***** Data excerpts *****
diff --git a/ml_fastvlm_amd/csrc/gemm.hip b/ml_fastvlm_amd/csrc/gemm.hip
--- a/ml_fastvlm_amd/csrc/gemm.hip
+++ b/ml_fastvlm_amd/csrc/gemm.hip
@@ -268,7 +268,7 @@
 }
 
 template <int BN, int BK = 64, int NWV = 8> struct G2Cfg {
-    static constexpr int RS = BK == 64 ? (BN == 256 ? 2 : 3) : (NWV == 4 ? 3 : BN == 256 ? 4 : 6), STAGE = (256 + BN) * BK * 2, LDS = RS * STAGE;
+    static constexpr int RS = BK == 64 ? (BN >= 192 ? 2 : 3) : (NWV == 4 ? 3 : BN == 256 ? 4 : 6), STAGE = (256 + BN) * BK * 2, LDS = RS * STAGE;
 };
 template <int BK> FVHD_DEV int lds_swz(int row) { return BK == 64 ? ((row >> 1) & 7) : ((0 - (row >> 2)) & 3); }
 
@@ -284,15 +284,15 @@
     const bf16* __restrict__ A, const bf16* __restrict__ Wt, const float* __restrict__ bias,
     const float* __restrict__ ls, const bf16* resid, void* out, int M, int N, int K, int tiles_n, int nwg)
 {
-    constexpr int BM = 256, BK = BKT, WN = BN / 64, WM = NWV / WN, MF = BM / WM / 16, NF = 4, RS = G2Cfg<BN, BK, NWV>::RS, STAGE = G2Cfg<BN, BK, NWV>::STAGE;
+    constexpr int BM = 256, BK = BKT, WN = BN == 192 ? 4 : BN / 64, WM = NWV / WN, MF = BM / WM / 16, NF = BN / WN / 16, RS = G2Cfg<BN, BK, NWV>::RS, STAGE = G2Cfg<BN, BK, NWV>::STAGE;
     constexpr int RPP = 1024 / (BK * 2), LPR = BK / 8;
     constexpr int PA = (BM / RPP) / NWV, PW = (BN / RPP) / NWV;
-    static_assert(WM * WN == NWV && MF * 16 * WM == BM, "wave grid");
+    static_assert(WM * WN == NWV && MF * 16 * WM == BM && NF * 16 * WN == BN && PW * NWV * RPP == BN && PA * NWV * RPP == BM, "wave grid");
     extern __shared__ __attribute__((aligned(16))) char lds2[];
     const int tid = threadIdx.x, lane = tid & 63, wave = __builtin_amdgcn_readfirstlane(tid >> 6);
     const int wm = wave / WN, wn = wave % WN;
     const int lr = lane & 15, g = lane >> 4;
-    constexpr int GN = BN == 256 ? 4 : 8;
+    constexpr int GN = BN >= 192 ? 4 : 8;
     const int tiles_m = nwg / tiles_n;
     auto tile_origin = [&](int t, int& m0_, int& n0_) {
         const int L = xcd_remap(t, nwg);
@@ -363,7 +363,7 @@
 #pragma unroll
             for (int i = 0; i < MF; ++i) af[i] = *(const bf16x8*)(ldsA + lds_off<BK>(wm * 16 * MF + i * 16 + lr, ks));
 #pragma unroll
-            for (int j = 0; j < NF; ++j) wf[j] = *(const bf16x8*)(ldsW + lds_off<BK>(wn * 64 + j * 16 + lr, ks));
+            for (int j = 0; j < NF; ++j) wf[j] = *(const bf16x8*)(ldsW + lds_off<BK>(wn * 16 * NF + j * 16 + lr, ks));
 #pragma unroll
             for (int i = 0; i < MF; ++i)
 #pragma unroll
@@ -371,7 +371,7 @@
                     acc[i][j] = __builtin_amdgcn_mfma_f32_16x16x32_bf16(wf[j], af[i], acc[i][j], 0, 0, 0);
         }
     }
-    const int em0 = m0 + wm * 16 * MF, en0 = n0 + wn * 64;
+    const int em0 = m0 + wm * 16 * MF, en0 = n0 + wn * 16 * NF;
     tile += gridDim.x;
     const bool more = tile < nwg;
     if (more) {
@@ -472,12 +472,13 @@
     else gemm_epilogue<MF, NF, EPI, ODT, true>(acc, bias, ls, resid, out, M, N, m0 + wm * 64, n0 + wn * 64, lr, g);
 }
 
-template <int EPI, int ODT>
+template <int EPI, int ODT, int BN = 256>
 __global__ __launch_bounds__(512) void gemm_pp_kernel(
     const bf16* __restrict__ A, const bf16* __restrict__ Wt, const float* __restrict__ bias,
     const float* __restrict__ ls, const bf16* resid, void* out, int M, int N, int K, int tiles_n, int nwg)
 {
-    constexpr int BM = 256, BN = 256, BK = 64, MF = 8, NF = 4, STAGE = (BM + BN) * 128;
+    constexpr int BM = 256, BK = 64, MF = 8, NF = BN / 64, PW = BN / 64, STAGE = (BM + BN) * 128;
+    static_assert(BN == 256 || BN == 192, "four waves side by side in N: 64 or 48 columns each");
     extern __shared__ __attribute__((aligned(16))) char lds2[];
     const int tid = threadIdx.x, lane = tid & 63, wave = __builtin_amdgcn_readfirstlane(tid >> 6);
     const int grp = wave >> 2, wn = wave & 3;
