# chngdickson/ov2slam

Measured on AMD Instinct MI355X. Metric: tracked_frames_per_sec, higher is better.
Workload: dtype u8/s16 fixed-point + f32

## Files before the change

### ov2slam_amd/csrc/klt.hip

```cpp
#include <cstdlib>

#include "ov2_internal.h"
#include "ov2_wave.h"

using namespace ov2wave;

namespace {

struct klt_params {
    int win, nlevels, max_iter;
    int wave_prio;
    double eps2;
    float err_th;
    double fb_th;
    float min_eig_thr;
    int rule33;
};

#define W_BITS 14

__device__ __forceinline__ void lk_weights(float a, float b, int &w00, int &w01, int &w10, int &w11)
{
    w00 = (int)__builtin_rintf((1.f - a) * (1.f - b) * (float)(1 << W_BITS));
    w01 = (int)__builtin_rintf(a * (1.f - b) * (float)(1 << W_BITS));
// ... 38 lines not shown
    constexpr int GSEG = klt_lds<WIN>::GSEG, NS = (WIN + 1) * GSEG, NK = (NS + GL - 1) / GL;
#pragma unroll
    for (int k = 0; k < NK; ++k) {
        const int sg = sub + GL * k;
        if (sg < NS) {
            const int row = sg / GSEG, part = sg - row * GSEG;
            *reinterpret_cast<uint4 *>(lg + sg * 16) =
                ld_b128(reinterpret_cast<const unsigned char *>(src + (size_t)row * gstride) + part * 16);
        }
    }
}

struct lds_col {
    const unsigned *q;
    unsigned sh;
};
__device__ __forceinline__ lds_col lds_col_of(const unsigned char *row0 , int byte_off)
{
    lds_col c;
    c.q = reinterpret_cast<const unsigned *>(row0 + (byte_off & ~3));
    c.sh = (unsigned)byte_off & 3u;
    return c;
}
__device__ __forceinline__ unsigned lds_pair(const lds_col &c, int row)
{
    const unsigned *q = c.q + 4 * row;
    return __builtin_amdgcn_alignbyte(q[1], q[0], c.sh);
}

typedef short ov2_s16x2 __attribute__((ext_vector_type(2)));

__device__ __forceinline__ int dot2(unsigned a, unsigned b, int c)
{
    return __builtin_amdgcn_sdot2(__builtin_bit_cast(ov2_s16x2, a), __builtin_bit_cast(ov2_s16x2, b), c, false);
}
__device__ __forceinline__ int dot2k(unsigned a, unsigned b, int k)
{
    int r;
    asm("v_dot2_i32_i16 %0, %1, %2, %3" : "=v"(r) : "v"(a), "v"(b), "s"(k));
    return r;
}
__device__ __forceinline__ unsigned spread_u8x2(unsigned t) { return __builtin_amdgcn_perm(0u, t, 0x0c010c00u); }
__device__ __forceinline__ unsigned pack_lo16(unsigned a, unsigned b) { return __builtin_amdgcn_perm(b, a, 0x05040100u); }
__device__ __forceinline__ unsigned pack_hi16(unsigned a, unsigned b) { return __builtin_amdgcn_perm(b, a, 0x07060302u); }
__device__ __forceinline__ unsigned pk_sub16(unsigned a, unsigned b)
{
    return __builtin_bit_cast(unsigned, (ov2_s16x2)(__builtin_bit_cast(ov2_s16x2, a) - __builtin_bit_cast(ov2_s16x2, b)));
}

typedef unsigned short ov2_u16x2 __attribute__((ext_vector_type(2)));
__device__ __forceinline__ unsigned pk_add16(unsigned a, unsigned b)
{
    return __builtin_bit_cast(unsigned, (ov2_u16x2)(__builtin_bit_cast(ov2_u16x2, a) + __builtin_bit_cast(ov2_u16x2, b)));
}
__device__ __forceinline__ unsigned pk_mul16(unsigned a, unsigned k)
{
    return __builtin_bit_cast(unsigned, (ov2_u16x2)(__builtin_bit_cast(ov2_u16x2, a) * (ov2_u16x2)((unsigned short)k)));
}
__device__ __forceinline__ unsigned pk_mad16(unsigned a, unsigned k, unsigned c)
{
    return __builtin_bit_cast(unsigned, (ov2_u16x2)(__builtin_bit_cast(ov2_u16x2, a) * (ov2_u16x2)((unsigned short)k) + __builtin_bit_cast(ov2_u16x2, c)));
}
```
*****
Task item –
Using the records above, write out exactly the lines between the one holding "-363,7 +363,7 @@" and the one holding "Workload: dtype u8/s16 fixed-point + f32", inclusive; leave everything else out.

Answer box –
@@ -363,7 +363,7 @@
 #pragma unroll
             for (int i = 0; i < MF; ++i) af[i] = *(const bf16x8*)(ldsA + lds_off<BK>(wm * 16 * MF + i * 16 + lr, ks));
 #pragma unroll
-            for (int j = 0; j < NF; ++j) wf[j] = *(const bf16x8*)(ldsW + lds_off<BK>(wn * 64 + j * 16 + lr, ks));
+            for (int j = 0; j < NF; ++j) wf[j] = *(const bf16x8*)(ldsW + lds_off<BK>(wn * 16 * NF + j * 16 + lr, ks));
 #pragma unroll
             for (int i = 0; i < MF; ++i)
 #pragma unroll
@@ -371,7 +371,7 @@
                     acc[i][j] = __builtin_amdgcn_mfma_f32_16x16x32_bf16(wf[j], af[i], acc[i][j], 0, 0, 0);
         }
     }
-    const int em0 = m0 + wm * 16 * MF, en0 = n0 + wn * 64;
+    const int em0 = m0 + wm * 16 * MF, en0 = n0 + wn * 16 * NF;
     tile += gridDim.x;
     const bool more = tile < nwg;
     if (more) {
@@ -472,12 +472,13 @@
     else gemm_epilogue<MF, NF, EPI, ODT, true>(acc, bias, ls, resid, out, M, N, m0 + wm * 64, n0 + wn * 64, lr, g);
 }
 
-template <int EPI, int ODT>
+template <int EPI, int ODT, int BN = 256>
 __global__ __launch_bounds__(512) void gemm_pp_kernel(
     const bf16* __restrict__ A, const bf16* __restrict__ Wt, const float* __restrict__ bias,
     const float* __restrict__ ls, const bf16* resid, void* out, int M, int N, int K, int tiles_n, int nwg)
 {
-    constexpr int BM = 256, BN = 256, BK = 64, MF = 8, NF = 4, STAGE = (BM + BN) * 128;
+    constexpr int BM = 256, BK = 64, MF = 8, NF = BN / 64, PW = BN / 64, STAGE = (BM + BN) * 128;
+    static_assert(BN == 256 || BN == 192, "four waves side by side in N: 64 or 48 columns each");
     extern __shared__ __attribute__((aligned(16))) char lds2[];
     const int tid = threadIdx.x, lane = tid & 63, wave = __builtin_amdgcn_readfirstlane(tid >> 6);
     const int grp = wave >> 2, wn = wave & 3;
# chngdickson/ov2slam

Measured on AMD Instinct MI355X. Metric: tracked_frames_per_sec, higher is better.
Workload: dtype u8/s16 fixed-point + f32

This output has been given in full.